# 2011



## unhcp (Jan 20, 2010)

The question that no one has answer to and 1 that I am struggling with myself. So I am looking at the 2011 f350 xlt supercab 4x4 single wheelbase. I am trying to figure out what motor to get, I do mostly snow plowing and city driving. Money is a concern, but I am just trying to figure out my best option. Here are some of my habits:

Truck will sit for a week or so without use
Very little towing
Lots of slow speeds and lots of snow plowing, truck can be running for more than 24hrs straight
Lots of shifting
less than 10k miles a year
planning on keeping the truck for awhile, at least 5 years


----------



## MrPLow2011 (Jan 14, 2011)

Well be weary of the new diesel, They are not as great as they are trying to let people believe. Its the 6.0 with a new badge on the side. Recently towed some bikes about 400 miles the other day. We had no more than 10k behind us. My friends truck got 8 mpg!!!! I would go with that new gasser. I know its up over 300hp and doesnt feel under powered. Oh and when you say shifting you mean reverse to drive? Dodge is only one with a manual transmission. And lots of gassers run 24hr shifts during storms. The electrical system may not like it if you add lots of lights. So save the money buy a gasser.


----------



## wizardsr (Aug 8, 2006)

MrPLow2011;1286518 said:


> Well be weary of the new diesel, They are not as great as they are trying to let people believe. Its the 6.0 with a new badge on the side.


Have you ever considered making a constructive post?

OP, I see nothing in what you described to warrant the added cost of the diesel, a gasser would suit you just fine. Thumbs Up


----------



## unhcp (Jan 20, 2010)

only talking about fords here, mpg is a huge plus for the diesel but like I said I do really no towing


----------



## wizardsr (Aug 8, 2006)

unhcp;1286529 said:


> only talking about fords here, mpg is a huge plus for the diesel but like I said I do really no towing


For the 8 grand they want for the new diesel, you can sure buy a lot of gas!


----------



## framer1901 (Dec 18, 2005)

Maybe look at resale here - 8g up front for a diesel is how much out back when you trade it in or sell it. I think the market for a 1 ton gasser is pretty thin.

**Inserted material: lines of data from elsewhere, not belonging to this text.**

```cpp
extern "C" int adell_prelu_wgrad(const adell_norm_act_desc* d, const float* x, const float* dout,
                                 const float* mean, const float* rstd, const float* gamma,
                                 const float* beta, float* dact_w, void* workspace,
                                 size_t workspace_bytes, void* stream) {
  NormActBwdArgs a = {};
  int rc = adell_nab_fill(&a, d);
  if (rc != ADELL_OK) return rc;
  ADELL_REQUIRE(x && dout && dact_w && workspace, "prelu_wgrad: null pointer");
  ADELL_REQUIRE(d->act == ADELL_ACT_PRELU && (d->act_w_n == 1 || d->act_w_n == d->C),
                "prelu_wgrad: needs a PReLU with 1 or C parameters");
  ADELL_REQUIRE((long)workspace_bytes >= adell_prelu_wgrad_workspace(d),
                "prelu_wgrad: workspace too small");
  a.x = x; a.dout = dout; a.mean = mean; a.rstd = rstd; a.gamma = gamma; a.beta = beta;
  a.part = (float*)workspace;
  const long rows = d->N * d->V;
  const int chunk = adell_prelu_chunk(rows);
  const int nb = (int)((rows + chunk - 1) / chunk);
  hipStream_t st = (hipStream_t)stream;
  hipLaunchKernelGGL(adell_prelu_wgrad_partial_kernel, dim3(nb, adell_cdiv(d->C, 64)), dim3(256), 0,
                     st, a, chunk);
  hipLaunchKernelGGL(adell_prelu_wgrad_final_kernel, dim3(1), dim3(1024), 0, st,
                     (const float*)workspace, nb, d->C, d->act_w_n == 1 ? 1 : 0, dact_w);
  ADELL_CHECK_HIP(hipGetLastError());
  return ADELL_OK;
}

__global__ __launch_bounds__(256) void adell_bn_sums_kernel(const float* __restrict__ part, int N,
                                                            int ntiles, int C, double count,
                                                            double* __restrict__ rec) {
  __shared__ double sh[8][32][2];
  const int cl = threadIdx.x & 31, sl = threadIdx.x >> 5;
  const int c = blockIdx.x * 32 + cl;
  double s1 = 0.0, s2 = 0.0;
  if (c < C) {
    for (int n = 0; n < N; ++n) {
      const float* p = part + ((size_t)n * ntiles * C + c) * 2;
      int t = sl;
      for (; t + ADELL_FIN8_SPAN < ntiles; t += 64) {
        float2 v[8];
#pragma unroll
        for (int u = 0; u < 8; ++u)
          v[u] = *reinterpret_cast<const float2*>(p + (size_t)(t + 8 * u) * C * 2);
#pragma unroll
        for (int u = 0; u < 8; ++u) {
          s1 += (double)v[u].x;
          s2 += (double)v[u].y;
        }
      }
      for (; t < ntiles; t += 8) {
        const float2 v = *reinterpret_cast<const float2*>(p + (size_t)t * C * 2);
        s1 += (double)v.x;
        s2 += (double)v.y;
      }
    }
  }
  sh[sl][cl][0] = s1;
  sh[sl][cl][1] = s2;
  __syncthreads();
  if (sl == 0 && c < C) {
    double a = 0.0, b = 0.0;
#pragma unroll
    for (int k = 0; k < 8; ++k) {
      a += sh[k][cl][0];
      b += sh[k][cl][1];
    }
    rec[c] = a;
    rec[C + c] = b;
  }
  if (blockIdx.x == 0 && threadIdx.x == 0) rec[2 * C] = count * N;
}

extern "C" int adell_bn_stats_sums(const float* partials, int N, int ntiles, int C, long count,
// ... 173 lines not shown
```

### adell_mri_amd/functional.py

```python
import collections
import ctypes
import itertools
import math
import os
import weakref

import numpy as np
import torch
import torch.distributed as dist

from . import _lib, ops

_dropout_counter = itertools.count(1)

CONV_PRECISION = os.environ.get("ADELL_CONV_PRECISION", "f16x3")
FLAGS = {"s2class_always": bool(os.environ.get("ADELL_S2CLASS_ALWAYS")),
         "no_s2class": bool(os.environ.get("ADELL_NO_S2CLASS")),
         "no_fold": bool(os.environ.get("ADELL_NO_FOLD")),
         "no_adn_fuse": bool(os.environ.get("ADELL_NO_ADN_FUSE")),
         "no_lowrank": bool(os.environ.get("ADELL_NO_LOWRANK")),
         "wgrad_stream": os.environ.get("ADELL_WGRAD_STREAM", "1") != "0",
         "no_wgrad_share": bool(os.environ.get("ADELL_NO_WGRAD_SHARE")),
         "no_rows": bool(os.environ.get("ADELL_NO_ROWS")),
         "no_pointwise_gemm": bool(os.environ.get("ADELL_NO_POINTWISE_GEMM")),
         "no_seq_attention": bool(os.environ.get("ADELL_NO_SEQ_ATTENTION")),
         "no_mlp_fuse": not bool(os.environ.get("ADELL_MLP_FUSE")),
         "mlp_min_elems": int(os.environ.get("ADELL_MLP_MIN_ELEMS", str(1 << 20))),
         "no_cinfold_wgrad_f16": bool(os.environ.get("ADELL_NO_CINFOLD_WGRAD_F16"))}


def set_conv_precision(mode):
    global CONV_PRECISION
    if mode not in ("f16x3", "fp32"):
        raise ValueError("conv precision must be 'f16x3' or 'fp32'")
    CONV_PRECISION = mode
    _sync_dw_precision()


def _sync_dw_precision():
    if os.path.exists(_lib.LIB_PATH) and not os.environ.get("ADELL_DW_NOMFMA"):
        _lib.lib().adell_set_tuning(b"dw_nomfma", 1 if CONV_PRECISION == "fp32" else 0)


if CONV_PRECISION == "fp32":
    _sync_dw_precision()


class _Ref:

    __slots__ = ("obj",)

    def __init__(self, obj):
        self.obj = obj


_PACK_REG = {}
_PACK_BATCH = {"epoch": -1, "sig": None, "table": None, "blocks": 0}


class _PackFence:

    __slots__ = ("stream", "event")

    def __init__(self):
        self.stream = ops._stream().value
        self.event = torch.cuda.Event()
        self.event.record()

    def order(self):
        if ops._stream().value != self.stream:
            torch.cuda.current_stream().wait_event(self.event)


def _pack_tag(w):
    return (w._version, w.data_ptr(), ops.WEIGHT_EPOCH)


def _repack_registered():
    live = []
    for key, ent in list(_PACK_REG.items()):
        w = ent[0]()
        if w is None or not w.is_contiguous() or not w.is_cuda:
            del _PACK_REG[key]
            continue
        live.append((w, ent))
    if not live:
        return False
    rows, first = [], 0
    for w, ent in live:
        d0, d1 = w.shape[0], w.shape[1]
        taps = w.shape[2] * w.shape[3] * w.shape[4]
        rows.append((w.data_ptr(), ent[2].halfs.data_ptr(), ent[2].scale.data_ptr(), ent[1], d0,
                     d1, taps, first))
        first += d0 if ent[1] == 0 else d1
    sig = tuple(rows)
    if _PACK_BATCH["sig"] != sig and torch.cuda.is_current_stream_capturing():
        return False
    if _PACK_BATCH["sig"] != sig:
        _PACK_BATCH["table"] = torch.tensor(rows, dtype=torch.int64, device=live[0][0].device)
        _PACK_BATCH["sig"] = sig
        _PACK_BATCH["blocks"] = first
    ops.pack_weight_f16x3_multi(_PACK_BATCH["table"], len(rows), _PACK_BATCH["blocks"])
    fence = _PackFence()
    for w, ent in live:
        ent[3] = _pack_tag(w)
        ent[4] = fence
    _PACK_BATCH["epoch"] = ops.WEIGHT_EPOCH
    return True


def _tensor_pack_cache(w, key, build):
    cache = getattr(w, "_adell_packs", None)
    if cache is None:
        cache = w._adell_packs = {}
    tag = _pack_tag(w)
    hit = cache.get(key)
    if hit is not None and hit[0] == tag:
        if w.is_cuda:
            hit[2].order()
        return hit[1]
    p = build()
    cache[key] = (tag, p, _PackFence() if w.is_cuda else None)
    return p


def _packed(w, mode):
    split = CONV_PRECISION == "f16x3" and mode in (0, 1, 2, 3)
    transient = w.grad_fn is not None or getattr(w, "_adell_transient", False) \
        or (w._base is not None and getattr(w._base, "_adell_transient", False))
    if split and mode in (0, 1) and w.dim() == 5 and w.is_contiguous() and not transient:
        key = (id(w), mode)
        ent = _PACK_REG.get(key)
        if ent is not None and ent[0]() is not w:
            ent = None
        if ent is not None:
            if ent[3] == _pack_tag(w):
                ent[4].order()
                return ent[2]
            if _PACK_BATCH["epoch"] != ops.WEIGHT_EPOCH and _repack_registered() \
                    and ent[3] == _pack_tag(w):
                ent[4].order()
                return ent[2]
        p = ops.pack_weight_f16x3(w.detach(), mode)
        _PACK_REG[key] = [weakref.ref(w), mode, p, _pack_tag(w), _PackFence()]
        return p

    def build():
        wd = w.detach()
        if wd.dim() == 2:
            wd = wd.view(wd.shape[0], wd.shape[1], 1, 1, 1)
        if split and mode == 2:
            v = wd.permute(2, 3, 4, 1, 0).reshape(-1, wd.shape[0], 1, 1, 1)
            return ops.pack_weight_f16x3(v, 0)
        if split and mode == 3:
            return ops.pack_weight_f16x3(wd, 0)
        return ops.pack_weight_f16x3(wd, mode) if split else ops.pack_weight(wd, mode)
    return _tensor_pack_cache(w, (mode, split), build)


def _packed_s2_classes(w, padding):
    def build():
        wd = w.detach()
        packs = []
        for c in range(8):
            par = (c >> 2, (c >> 1) & 1, c & 1)
            t0 = [(par[a] + padding[a]) & 1 for a in range(3)]
            sub = wd[:, :, t0[0]::2, t0[1]::2, t0[2]::2].contiguous()
            packs.append(ops.pack_weight_f16x3(sub, 1))
        return packs
    return _tensor_pack_cache(w, ("s2", tuple(padding)), build)


def _packed_folded(w):
    def build():
        wd = w.detach()
        co, ci, kd, kh, kw = wd.shape
        wf = wd.permute(0, 4, 1, 2, 3).reshape(co, kw * ci, kd, kh, 1)
        if kw * ci < 16:
            wf = torch.cat([wf, wf.new_zeros(co, 16 - kw * ci, kd, kh, 1)], 1)
        return ops.pack_weight_f16x3(wf.contiguous(), 0)
    return _tensor_pack_cache(w, "fold", build)
# ... 504 lines not shown
def conv3d(x0, weight, bias=None, stride=1, padding=0, x1=None, residual=None, want_stats=True,
           carry_in=None, carry_out=None, carry_x0=None, carry_cat=None):
    stride, padding = ops._triple(stride), ops._triple(padding)
    rows0 = getattr(x0, "_adell_rows", None)
    rows1 = getattr(x1, "_adell_rows", None) if x1 is not None else None
    route = conv3d_route(x0, weight, stride, padding,
                         None if x1 is None else x1.shape[1], residual is not None,
                         not (carry_in is None and carry_out is None and carry_x0 is None
                              and carry_cat is None), rows0 is not None)
    if route == "pointwise_gemm":
        xr = ops.ndhwc(x0)
        N, C, D, H, W = xr.shape
        y2 = linear(xr.permute(0, 2, 3, 4, 1).reshape(-1, C), weight.view(weight.shape[0], C), bias)
        return y2.view(N, D, H, W, -1).permute(0, 4, 1, 2, 3)
    _note_use(weight)
    adn = _adn_sites_of(x0, x1, weight, stride, padding)
    site = getattr(x0, "_adell_site", None) if getattr(x0, "_adell_single", False) else None
    lowrank_site = site if (route == "conv1_small" and site is not None and x1 is None
                            and carry_in is None and carry_x0 is None and not grad_observed(x0)
                            and not FLAGS["no_adn_fuse"] and not FLAGS["no_lowrank"]
                            and torch.is_grad_enabled()
                            and ops.norm_act_lowrank_ok(x0, weight.shape[0])) else None
    wp = (_packed_folded(weight) if route == "fold" else
          _packed(weight, 0) if route == "igemm" else None)
    call = _ConvCall(route, stride, padding, want_stats, _Ref(weight), carry_in, carry_out,
                     carry_x0, carry_cat, adn, lowrank_site, rows0, rows1)
    y, part = _Conv3dFn.apply(x0, x1, weight, bias, residual, wp, call)
    if want_stats and part.numel() > 0:
        y._adell_partials = part
    return y


def conv_transpose3d_route(x_shape, weight_shape):
    return "k2" if len(x_shape) == 5 and ops.convt_k2_ok(x_shape, _Shape(weight_shape)) else "igemm"


class _ConvT3dFn(torch.autograd.Function):
    @staticmethod
    def forward(ctx, x, weight, bias, wp, wref, route):
        factors = tuple(weight.shape[2:])
        y = (ops.convt_k2_fwd(x, weight, bias) if route == "k2" else
             ops.convtranspose3d_fwd(x, wp, bias, weight.shape[1], factors))
        ctx.save_for_backward(x, weight)
        ctx.route, ctx.wref, ctx.factors = route, wref, factors
        ctx.has_bias, ctx.bias_ref = bias is not None, _Ref(bias)
        return y

    @staticmethod
    def backward(ctx, dy):
        x, weight = ctx.saved_tensors
        need = ctx.needs_input_grad
        k2 = ctx.route == "k2"
        dy = ops.ndhwc(dy)
        dx = dw = db = None
        if need[0]:
            dx = (ops.convt_k2_bwd_data(dy, weight) if k2 else
                  ops.convtranspose3d_bwd_data(dy, _packed(ctx.wref.obj, 3), weight.shape[0],
                                               ctx.factors))
        want_db = ctx.has_bias and need[2]

        def weight_grads():
            dw = db = None
            if need[1] and k2 and want_db:
                dw, db = ops.convt_k2_bwd_weight(x, dy, want_db=True, factors=ctx.factors)
            elif need[1]:
                dw = (ops.convt_k2_bwd_weight(x, dy, factors=ctx.factors) if k2 else
                      ops.convtranspose3d_bwd_weight(x, dy, ctx.factors))
            if want_db and db is None:
                db = ops.bias_grad(dy)
            return dw, db

        if (need[1] or want_db) and _side_ok(ctx.wref.obj, ctx.bias_ref.obj):
            dw, db = side_run(weight_grads, (x, dy))
        else:
            dw, db = weight_grads()
        return dx, dw, db, None, None, None


def conv_transpose3d(x, weight, bias=None):
    route = conv_transpose3d_route(x.shape, weight.shape)
    wp = _packed(weight, 2) if route == "igemm" else None
    _note_use(weight)
    return _ConvT3dFn.apply(x, weight, bias, wp, _Ref(weight), route)


conv_transpose3d_k2s2 = conv_transpose3d
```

With what you describe as your needs, the gasser seems fine although plowing in a diesel verses a gas truck is no comparison.

I have had all the diesels from 7.3 to current. The 2005 and the 2011 seem to have comparable mileage, from my memory. My 2011 gets 14 towing a landscape trailer all day, the 2008,9 and 10 get 10mpg.

I'm real biased though, I have a gasser POS sitting in the shop that's been nothing but problems but also I see the less beating the diesels take from towing and plowing.

For me - it seems that you get a very good chunk of that initial diesel cost back when you go to sell / trade and staring at that POS makes the decision easier.


----------



## unhcp (Jan 20, 2010)

I have a good feel for the mpgs people are getting driving around, but what about while plowing? I have a 02 5.4 superduty now and it gets around 10 or less while pushing snow, how about a diesel? Does the diesel like to plow? I know the truck weighs about 1000lbs more so how does that shake out? The gear ratio will be a lot lower on a diesel and I heard reverse can be a bit slow on those trucks?


----------



## Montosi82 (Dec 4, 2008)

I'm having a similar debate between diesel and gas. Never owned a diesel before and have always wanted one. Any one have reliable figures on the new gas motors MPG?

Thanks


----------



## swtiih (Nov 30, 2008)

probably have to drive a 100,000 miles to brake even between gas and diesel fuel wise


----------



## unhcp (Jan 20, 2010)

yeah about 100k to break even on the mileage.

the new gas motor gets about 10-12 city and 14-16 highway


----------



## Raymond S. (Jan 8, 2008)

I got a new 6.2 in my F350 single cab. Absolutely love the power. Mileage in town averages 12, plowing/salting averages about 9-10. Very happy to this point w/ my decision.


----------



## unhcp (Jan 20, 2010)

Raymond S.;1286894 said:


> I got a new 6.2 in my F350 single cab. Absolutely love the power. Mileage in town averages 12, plowing/salting averages about 9-10. Very happy to this point w/ my decision.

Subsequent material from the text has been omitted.